It's terrible. I mean it. It's HORRIBLE.
How bad is it? I rebuilt a Pentium 4 2.8Ghz Dell from 2003 the other day, and IT was faster and more capable.
This. 100%.
OP, get something a little higher on the CPU food chain.
what hyperbole, the e1-2500 is a faster system than a 2.8GHz single core pentium and uses close to an order of magnitude less power.
http://browser.primatelabs.com/geekbench3/compare/253483?baseline=83115
e1-2500 vs pentium 4 511
the performance will be fine for office tasks but just dont expect much multitasking.
except every time you go to www.google.com.
AES is extremely common, they wouldn't implemented AES based instructions in hardware on a consumer chip if it wasn't............. lets not make stuff up please............

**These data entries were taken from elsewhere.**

-            f.v0 = quantize_fr(reinterpret_cast<const double*>(v0.ptr)[(int64_t)pi * v0.rs + (int64_t)pj * v0.cs],
-                               f64_scale(v0));
-            f.in0 = true;
-        }
-        const DView& v1 = a.view[1];
-        if (v1.ptr && v1.mode == VIEW_STRIDED && pi < v1.rows && pj < v1.cols) {
-            f.v1 = ld_fr(v1.ptr + (int64_t)pi * v1.rs + (int64_t)pj * v1.cs);
-            f.in1 = true;
-        } else if (v1.ptr && v1.mode == VIEW_F64 && pi < v1.rows && pj < v1.cols) {
-            f.v1 = quantize_fr(reinterpret_cast<const double*>(v1.ptr)[(int64_t)pi * v1.rs + (int64_t)pj * v1.cs],
-                               f64_scale(v1));
-            f.in1 = true;
-        }
+        view_prefetch(a.view[0], pi, pj, f.v0, f.in0);
+        view_prefetch(a.view[1], pi, pj, f.v1, f.in1);
     }
     return f;
 }
@@ -577,7 +605,8 @@
     const uint32_t e0 = a.e_begin + blk * E;
     const uint32_t ne = min(E, a.e_end - e0), e = e0 + tid;
     if (tid < ne)
-        element_program(a, e, L.sV + tid * stage_elem_words(nv), L.sK, L.sMo, L.sVw, f.v0, f.in0, f.v1, f.in1);
+        element_program(a, e, L.sV + tid * stage_elem_words(nv), L.sK, L.sMo, L.sVw, prefetch_value(a.view[0], f.v0),
+                        f.in0, prefetch_value(a.view[1], f.v1), f.in1);
     __syncthreads();
 
     uint4* outA = reinterpret_cast<uint4*>(a.out_adv + (uint64_t)e0 * a.C);
@@ -595,10 +624,18 @@
                                             const SlotOp* __restrict__ lk, const Fr* __restrict__ K,
                                             uint32_t blk) {
     const StageLds L = stage_lds(a);
-    const Prefetch f = stage_loads(a, blk);
+    const uint32_t n = stage_block_chunks(a), c0 = blk * n;
+    const uint32_t c1 = min(c0 + n, stage_chunk_count(a));
+    Prefetch f = stage_loads(a, c0);
     stage_setup(a, L, mo, adv, lk, K);
     __syncthreads();
-    stage_chunk(a, L, blk, f);
+    for (uint32_t ch = c0; ch < c1; ++ch) {
+        const bool more = ch + 1 < c1;
+        const Prefetch g = stage_loads(a, more ? ch + 1 : ch, more);
+        stage_chunk(a, L, ch, f);
+        if (more) __syncthreads();
+        f = g;
+    }
 }
 
 __global__ __launch_bounds__(256) void k_stage(const StageArgs a) {
@@ -657,12 +694,10 @@
 }
 hipError_t launch_stage(const StageArgs& a, hipStream_t st) {
     if (a.e_end <= a.e_begin) return hipSuccess;
-    const uint32_t n = a.e_end - a.e_begin;
     const uint32_t E = a.E ? a.E : kStageElems;
-    if (E > kStageElems) return hipErrorInvalidValue;
+    if (E > kStageElems || a.nch > (uint32_t)kMaxStageChunks) return hipErrorInvalidValue;
     const uint32_t lds = stage_lds_bytes(a.nv ? a.nv : 1, E, a.C + a.L);
-    const uint32_t grid = (n + E - 1) / E;
-    launch_ev(k_stage, dim3(grid), dim3(256), lds, st, a);
+    launch_ev(k_stage, dim3(stage_block_count(a)), dim3(256), lds, st, a);
     return hipGetLastError();
 }
 bool stage_multi_fits(const StageArgs& a) {
@@ -690,7 +725,7 @@
         const StageArgs& a = *progs[i];
         if (a.e_end <= a.e_begin) continue;
         const uint32_t E = a.E ? a.E : kStageElems;
-        if (E > kStageElems) return hipErrorInvalidValue;
+        if (E > kStageElems || a.nch > (uint32_t)kMaxStageChunks) return hipErrorInvalidValue;
         const uint32_t rb = stage_record_bytes(a.nmo, a.C, a.L, a.nk);
         if (rb > kMultiBytes) return hipErrorInvalidValue;
         if (m.nprog == (uint32_t)kMaxMulti || used + rb > kMultiBytes) {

I would definitely recommend going the pentium route. The low end AMD chips are absolute garbage in comparison. Set one up for a friend for a simple little file server, and just getting on windows 7 was brutal. Single threaded performance is where AMD fails horribly, and yet that is exactly the scenario your looking at: basic email, web surfing, etc. The Pentium should be snappy for those simple tasks with far superior ST performance.

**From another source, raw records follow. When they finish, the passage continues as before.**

+template <bool POSES_IN_LDS>
+__global__ __launch_bounds__(256) void k_ray_front(const float* __restrict__ rays_o, const float* __restrict__ rays_d,
+                                                   const float* __restrict__ t_lo, const float* __restrict__ t_hi,
+                                                   const float* __restrict__ skts, const float* __restrict__ align,
+                                                   const float* __restrict__ axis_scale, int R, int G, int S, int Sf,
+                                                   uint32_t* __restrict__ ray_mask, uint32_t* __restrict__ ray_flat, float* __restrict__ z,
+                                                   float* __restrict__ rgb0, float* __restrict__ disp0, float* __restrict__ acc0,
+                                                   float* __restrict__ weights0, float* __restrict__ alpha0,
+                                                   float* __restrict__ rgb_map, float* __restrict__ disp, float* __restrict__ acc_out,
+                                                   float* __restrict__ weights, float* __restrict__ alpha_out,
+                                                   int32_t* __restrict__ ray_list, int32_t* __restrict__ ray_count) {
+    extern __shared__ __attribute__((aligned(16))) float smem[];
+    __shared__ int s_cnt[256 / 64];
+    __shared__ int s_base;
+    const int lane = threadIdx.x & 63, wave = threadIdx.x >> 6;
+    float zl, zh;
+    bool fl;
+    const uint32_t bits = ray_candidates<POSES_IN_LDS>(rays_o, rays_d, t_lo, t_hi, skts, align, axis_scale, R, G, smem, true, zl, zh, fl);
+    const int r = blockIdx.x * 256 + (int)threadIdx.x;
+    const bool flat = r < R && fl, other = r < R && !fl;
+    if (r < R) {
+        ray_mask[r] = bits;
+        if (ray_flat != nullptr) ray_flat[r] = fl ? 1u : 0u;
+    }
+    if (flat) {
+        rgb0[3 * r] = 0.f; rgb0[3 * r + 1] = 0.f; rgb0[3 * r + 2] = 0.f;
+        disp0[r] = 0.f;
+        acc0[r] = 0.f;
+        rgb_map[3 * r] = 0.f; rgb_map[3 * r + 1] = 0.f; rgb_map[3 * r + 2] = 0.f;
+        disp[r] = 0.f;
+        acc_out[r] = 0.f;
+    }
+    const unsigned long long flats = __ballot(flat), listed = __ballot(other);
+    if (lane == 0) s_cnt[wave] = (int)__popcll(listed);
+    __syncthreads();
+    if (threadIdx.x == 0) {
+        int run = 0;
+        for (int w = 0; w < 256 / 64; ++w) { const int c = s_cnt[w]; s_cnt[w] = run; run += c; }
+        s_base = run > 0 ? atomicAdd(ray_count, run) : 0;
+    }
+    __syncthreads();
+    if (other) ray_list[s_base + s_cnt[wave] + (int)__popcll(listed & ((1ull << lane) - 1ull))] = r;
+    const size_t r0 = (size_t)blockIdx.x * 256 + wave * 64;
+    wave_rows(z, S, r0, listed, lane, [&](int b, int s) {
+        return coarse_sample(__shfl(zl, b, 64), __shfl(zh, b, 64), s, S, nullptr, 0);
+    });
+    wave_zero_rows(weights0, S, r0, flats, lane);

This is cheaper and MUCH faster :
http://www.dell.com/us/p/inspiron-one-20-2020-aio/pd?oc=ddcwtw302&model_id=inspiron-one-20-2020-aio
The gap is ludicrous.
I do sometimes wonder how CPUs mature. As we all know, Prescott was a big disappointment when it launched, as on the software of the day it was not really any faster than Northwood. But I wonder how they stack up on today's software? All these years later, it's a pretty safe bet that there's plenty of software which will use SSE3 if it's available. And multithreaded apps are much more prevalent, meaning that its improvements in multithreading would have more impact on today's apps. I find it interesting that what could seem like the wrong decisions at the time can prove useful years down the line... when software catches up.
Google is fast regardless of if you have AES on or not.
It's not old at all. It's a current model, not dissimilar from what's in the new game consoles. It's just made to compete in performance with the likes of Atoms.Thanks for all the replies! I had no idea the E1-2500 CPU was so old.